The cells of all organisms have a single structural plan, which clearly shows the commonality of all life processes. Each cell includes two inextricably linked parts: the cytoplasm and the nucleus. Both the cytoplasm and the nucleus are characterized by complexity and strictly ordered structure and, in turn, they include many different structural units that perform very specific functions. Shell. It directly interacts with the external environment and interacts with neighboring cells (in multicellular organisms). The shell is the custom of the cell. She vigilantly ensures that currently unnecessary substances do not penetrate into the cell; on the contrary, the substances that the cell needs can count on its maximum assistance. The core shell is double; consists of inner and outer nuclear membranes. Between these membranes is the perinuclear space. The outer nuclear membrane is usually associated with endoplasmic reticulum channels.
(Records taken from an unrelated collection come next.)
@@ -783,17 +788,41 @@
   wgrad_reduce_body(g.slabs[e], g.dw[e], g.len[e], g.S[e], part, b - g.first[e], threadIdx.x);
 }
 
+#define WGT_MAX 20
+struct WgTileGroupP {
+  int n;
+  int first[WGT_MAX + 1];
+  int count[WGT_MAX];
+  WgradP p[WGT_MAX];
+};
+static_assert(sizeof(WgTileGroupP) <= 4096, "kernel arguments");
+
+template <int BM, int BN, int WM, int WN, int MODE, bool RING>
+__global__ __launch_bounds__(256) void conv_wgrad_tile_group_kernel(WgTileGroupP g) {
+  const int b = blockIdx.x;
+  int j = 0;
+#pragma unroll
+  for (int i = 1; i < WGT_MAX; ++i)
+    if (i < g.n && b >= g.first[i]) j = i;
+  j = __builtin_amdgcn_readfirstlane(j);
+  const int lo = g.first[j], cnt = g.count[j];
+  if (b - lo >= cnt) return;
+  if constexpr (RING) conv_wgrad_ring_body<BM, BN, WM, WN, MODE, 2>(g.p[j], b - lo, cnt);
+  else conv_wgrad_tile_body<BM, BN, WM, WN, MODE>(g.p[j], b - lo, cnt);
+}
+
 __global__ __launch_bounds__(256) void wgrad_reduce_kernel(const float* slabs, float* dw,
                                                           long long n, int S) {
   __shared__ float4 part[16][17];
   wgrad_reduce_body(slabs, dw, n, S, part, blockIdx.x, threadIdx.x);
 }
 
+#define WG_PENDING_MAX 32
 namespace {
 struct PendingState {
   int mode = 0;
-  bool have = false;
-  VsPendingReduce r{};
+  int n = 0;
+  VsPendingReduce q[WG_PENDING_MAX];
 };
 thread_local PendingState g_pending;
 
@@ -801,28 +830,84 @@
   const long long grid = wgrad_reduce_vblocks(r.n, r.S);
   hipLaunchKernelGGL(wgrad_reduce_kernel, dim3((unsigned)grid), dim3(256), 0, r.st, r.slabs, r.dw, r.n, r.S);
 }
+
+static void pending_launch_marked(const bool* take) {
+  bool done[WG_PENDING_MAX] = {};
+  for (int e = 0; e < g_pending.n; ++e) {
+    if (!take[e] || done[e]) continue;
+    const hipStream_t st = g_pending.q[e].st;
+    WgReduceGroupP r;
+    r.n = 0;
+    r.first[0] = 0;
+    int last = e;
+    for (int f = e; f < g_pending.n && r.n < WGG_MAX; ++f) {
+      if (!take[f] || done[f] || g_pending.q[f].st != st) continue;
+      const VsPendingReduce& x = g_pending.q[f];
+      r.slabs[r.n] = x.slabs;
+      r.dw[r.n] = x.dw;
+      r.len[r.n] = x.n;
+      r.S[r.n] = x.S;
+      r.first[r.n + 1] = r.first[r.n] + wgrad_reduce_vblocks(x.n, x.S);
+      ++r.n;
+      done[f] = true;
+      last = f;
+    }
+    if (r.n == 1) {
+      pending_launch(g_pending.q[last]);
+    } else {
+      for (int i = r.n + 1; i <= WGG_MAX; ++i) r.first[i] = r.first[r.n];
+      hipLaunchKernelGGL(wgrad_reduce_group_kernel, dim3((unsigned)r.first[r.n]), dim3(256), 0, st, r);
+    }
+  }
+  int k = 0;
+  for (int e = 0; e < g_pending.n; ++e)
+    if (!take[e]) g_pending.q[k++] = g_pending.q[e];
+  g_pending.n = k;
+}
 }
 
 static void pending_flush() {
-  if (g_pending.have) {
-    g_pending.have = false;
-    pending_launch(g_pending.r);
-  }
+  if (g_pending.n == 0) return;
+  bool take[WG_PENDING_MAX];
+  for (int e = 0; e < WG_PENDING_MAX; ++e) take[e] = true;
+  pending_launch_marked(take);
+}
+
+static void pending_flush_conflicts(const void* lo, size_t bytes, const float* dw) {
+  if (g_pending.n == 0) return;
+  bool take[WG_PENDING_MAX] = {}, any = false;
+  const char* a = (const char*)lo;
+  for (int e = 0; e < g_pending.n; ++e) {
+    const VsPendingReduce& x = g_pending.q[e];
+    const char* s0 = (const char*)x.slabs;
+    const char* s1 = s0 + (size_t)x.n * (size_t)x.S * sizeof(float);
+    take[e] = (a && bytes && s0 < a + bytes && a < s1) || (dw && x.dw == dw);
+    any |= take[e];
+  }
+  if (any) pending_launch_marked(take);
 }
 
 static bool pending_stash(const float* slabs, float* dw, long long n, int S, hipStream_t st) {
   if (g_pending.mode != 1) return false;
-  pending_flush();
-  g_pending.r = VsPendingReduce{slabs, dw, n, S, st};
-  g_pending.have = true;
+  pending_flush_conflicts(slabs, (size_t)n * (size_t)S * sizeof(float), dw);
+  if (g_pending.n == WG_PENDING_MAX) {
+    pending_launch(g_pending.q[0]);
+    for (int e = 1; e < g_pending.n; ++e) g_pending.q[e - 1] = g_pending.q[e];
+    --g_pending.n;
+  }
+  g_pending.q[g_pending.n++] = VsPendingReduce{slabs, dw, n, S, st};
   return true;
 }
 
 bool vs_pending_reduce_take(hipStream_t st, VsPendingReduce* out) {
-  if (!g_pending.have || g_pending.r.st != st) return false;
-  *out = g_pending.r;
-  g_pending.have = false;
-  return true;
+  for (int e = 0; e < g_pending.n; ++e) {
+    if (g_pending.q[e].st != st) continue;
+    *out = g_pending.q[e];
+    for (int f = e + 1; f < g_pending.n; ++f) g_pending.q[f - 1] = g_pending.q[f];
+    --g_pending.n;
+    return true;
+  }
+  return false;
 }
 
 extern "C" int vs_wgrad_reduce_defer(int mode) {
@@ -1256,7 +1341,7 @@
     vs_set_error("vs_conv_wgrad_group: workspace too small (%zu < %zu)", ws_bytes, tot);
     return VS_ERR_WORKSPACE;
   }
-  if (g_pending.have) pending_flush();
+  pending_flush();
   WgGroupP g;
   WgReduceGroupP r;
   g.n = n;
@@ -1350,6 +1435,176 @@
   return VS_OK;
 }
 
+static void wg_order_flags(WgradP& p, const WgCfg& c) {
+  static const int xo = [] { const char* e = getenv("VS_WGRAD_XCD"); return e ? atoi(e) : 1; }();
+  p.xcd_order = xo && (c.tilesM * c.tilesN <= 32 || xo == 2 || (c.S % 8 == 0 && c.tilesM * c.tilesN <= 64));
+  static const int dbg = [] { const char* e = getenv("VS_WGRAD_DBG"); return e ? atoi(e) : 0; }();
+  p.dbg = dbg;
+}
+
+struct WgtPlan {
+  WgCfg c;
+  int mode, ring;
+  size_t off;
+};
+
+static bool wgt_item_plan(const vs_conv_desc* d, WgtPlan* w) {
+  if (d->N < 1 || d->Cin < 8 || d->Cout < 8 || d->Cin % 8 || d->Cout % 8 || d->x_ld % 8 || d->y_ld % 8) return false;
+  if (d->flags != 0 || d->kT < 1 || d->kH < 1 || d->kW < 1) return false;
+  const long long P = (long long)d->N * d->To * d->Ho * d->Wo;
+  const long long xb = (long long)d->N * d->Ti * d->Hi * d->Wi * d->x_ld * 2;
+  const long long db = P * d->y_ld * 2;
+  if (P < 1 || (long long)d->N * d->Ti * d->Hi * d->Wi >= (1ll << 31) || xb >= (1ll << 31) || db >= (1ll << 31))
+    return false;
+  const WgCfg c = wg_pick(d);
+  if (c.deep) return false;
+  const int taps = d->kT * d->kH * d->kW;
+  const bool dense = taps == 1 && d->sT == 1 && d->sH == 1 && d->sW == 1 && d->pT == 0 && d->pH == 0 && d->pW == 0;
+  const int ring = (c.bm == 128 && taps <= 31) ? 2 : 0;
+  if (c.bm == 128 && ring == 0) return false;
+  if ((long long)c.tilesM * c.tilesN * c.S > 65535) return false;
+  w->c = c;
+  w->mode = dense ? 0 : 1;
+  w->ring = ring;
+  return true;
+}
+
+static bool wgt_plan(const vs_wgrad_item* it, int n, WgtPlan* w, size_t* total) {
+  if (it == nullptr || n < 1 || n > WGT_MAX) return false;
+  size_t off = 0;
+  for (int j = 0; j < n; ++j) {
+    if (!wgt_item_plan(&it[j].d, &w[j])) return false;
+    w[j].off = off;
+    if (w[j].c.S > 1) {
+      const size_t b = (size_t)w[j].c.S * it[j].d.Cout * it[j].d.kT * it[j].d.kH * it[j].d.kW * it[j].d.Cin * sizeof(float);
+      off += (b + 255) & ~(size_t)255;
+    }
+  }
+  *total = off;
+  return true;
+}
+
+extern "C" int vs_conv_wgrad_group_tile_ok(const vs_wgrad_item* items, int n) {
+  WgtPlan w[WGT_MAX];
+  size_t tot = 0;
+  return wgt_plan(items, n, w, &tot) ? 1 : 0;
+}
+
+extern "C" size_t vs_conv_wgrad_group_tile_workspace_bytes(const vs_wgrad_item* items, int n) {
+  WgtPlan w[WGT_MAX];
+  size_t tot = 0;
+  return wgt_plan(items, n, w, &tot) ? tot : 0;
+}
+
+template <int BM, int BN, int WM, int WN>
+static void wgt_launch(const WgTileGroupP& g, int grid, int mode, hipStream_t st) {
+  if constexpr (BM == 128) {
+    static std::once_flag once;
+    std::call_once(once, [] {
+      (void)hipFuncSetAttribute((const void*)conv_wgrad_tile_group_kernel<BM, BN, WM, WN, 0, true>,
+                                hipFuncAttributeMaxDynamicSharedMemorySize, 160 * 1024);
+      (void)hipFuncSetAttribute((const void*)conv_wgrad_tile_group_kernel<BM, BN, WM, WN, 1, true>,
+                                hipFuncAttributeMaxDynamicSharedMemorySize, 160 * 1024);
+    });
+    const size_t smem = (size_t)2 * 2 * 64 * 256 + (mode ? 2 * WG_ROWTAB * sizeof(int2) : 0);
+    if (mode == 0)
+      hipLaunchKernelGGL((conv_wgrad_tile_group_kernel<BM, BN, WM, WN, 0, true>), dim3(grid), dim3(256), smem, st, g);
+    else
+      hipLaunchKernelGGL((conv_wgrad_tile_group_kernel<BM, BN, WM, WN, 1, true>), dim3(grid), dim3(256), smem, st, g);
+  } else {
+    static std::once_flag once;
+    std::call_once(once, [] {
+      (void)hipFuncSetAttribute((const void*)conv_wgrad_tile_group_kernel<BM, BN, WM, WN, 0, false>,
+                                hipFuncAttributeMaxDynamicSharedMemorySize, 160 * 1024);
+      (void)hipFuncSetAttribute((const void*)conv_wgrad_tile_group_kernel<BM, BN, WM, WN, 1, false>,
+                                hipFuncAttributeMaxDynamicSharedMemorySize, 160 * 1024);
+    });
+    const size_t smem = (size_t)2 * 2 * 64 * 256 + (mode ? WG_ROWTAB * sizeof(int4) : 0);
+    if (mode == 0)
+      hipLaunchKernelGGL((conv_wgrad_tile_group_kernel<BM, BN, WM, WN, 0, false>), dim3(grid), dim3(256), smem, st, g);
+    else
+      hipLaunchKernelGGL((conv_wgrad_tile_group_kernel<BM, BN, WM, WN, 1, false>), dim3(grid), dim3(256), smem, st, g);
+  }
+}
+
+extern "C" int vs_conv_wgrad_group_tile(const vs_wgrad_item* items, int n, void* workspace, size_t ws_bytes,
+                                        void* stream) {
+  VS_CHECK_ARG(items != nullptr && n >= 1 && n <= WGT_MAX, "1 .. 20 items");
+  WgtPlan w[WGT_MAX];
+  size_t tot = 0;
+  if (!wgt_plan(items, n, w, &tot)) {
+    vs_set_error("vs_conv_wgrad_group_tile: an item is outside the tile / ring bodies' envelope (ask vs_conv_wgrad_group_tile_ok)");
+    return VS_ERR_UNSUPPORTED;
+  }
+  if (tot > 0 && (workspace == nullptr || ws_bytes < tot)) {
+    vs_set_error("vs_conv_wgrad_group_tile: workspace too small (%zu < %zu)", ws_bytes, tot);
+    return VS_ERR_WORKSPACE;
+  }
+  for (int j = 0; j < n; ++j) VS_CHECK_ARG(items[j].dy && items[j].x && items[j].dw, "null tensor");
+  pending_flush_conflicts(workspace, tot, nullptr);
+  for (int j = 0; j < n; ++j) pending_flush_conflicts(nullptr, 0, items[j].dw);
+  hipStream_t st = (hipStream_t)stream;
+  bool done[WGT_MAX] = {};
+  for (int a = 0; a < n; ++a) {
+    if (done[a]) continue;
+    int mem[WGT_MAX], m = 0;
+    for (int j = a; j < n; ++j)
+      if (!done[j] && w[j].c.bm == w[a].c.bm && w[j].c.bn == w[a].c.bn && w[j].mode == w[a].mode && w[j].ring == w[a].ring) {
+        mem[m++] = j;
+        done[j] = true;
+      }
+    for (int x = 1; x < m; ++x)
+      for (int y = x; y > 0 && w[mem[y]].c.rows_per_split > w[mem[y - 1]].c.rows_per_split; --y) {
+        const int t = mem[y];
+        mem[y] = mem[y - 1];
+        mem[y - 1] = t;
+      }
+    WgTileGroupP g;
+    g.n = m;
+    int first = 0, grid = 0;
+    for (int k = 0; k < WGT_MAX; ++k) {
+      if (k < m) {
+        const int j = mem[k];
+        const vs_wgrad_item& t = items[j];
+        float* out = w[j].c.S > 1 ? (float*)((char*)workspace + w[j].off) : t.dw;
+        const int rc = wg_fill_params(g.p[k], t.dy, t.x, out, &t.d, w[j].c);
+        if (rc) return rc;
+        wg_order_flags(g.p[k], w[j].c);
+        g.first[k] = first;
+        g.count[k] = w[j].c.tilesM * w[j].c.tilesN * w[j].c.S;
+        grid = first + g.count[k];
+        first = (grid + 7) & ~7;
+      } else {
+        g.p[k] = g.p[0];
+        g.first[k] = first;
+        g.count[k] = 0;
+      }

The core shell contains numerous pores. They are formed by the closure of the outer and inner membranes and have different diameters. Some nuclei, such as egg nuclei, have many pores and are located at regular intervals on the surface of the nucleus. The number of pores in the nuclear envelope varies in different cell types. The pores are located at an equal distance from each other. Since the diameter of the pore can vary, and in some cases its walls have a rather complex structure, it seems that the pores are contracting, or closing, or, conversely, expanding. Thanks to the pores, the karyoplasm comes into direct contact with the cytoplasm. Quite large molecules of nucleosides, nucleotides, amino acids and proteins easily pass through the pores, and thus an active exchange takes place between the cytoplasm and the nucleus.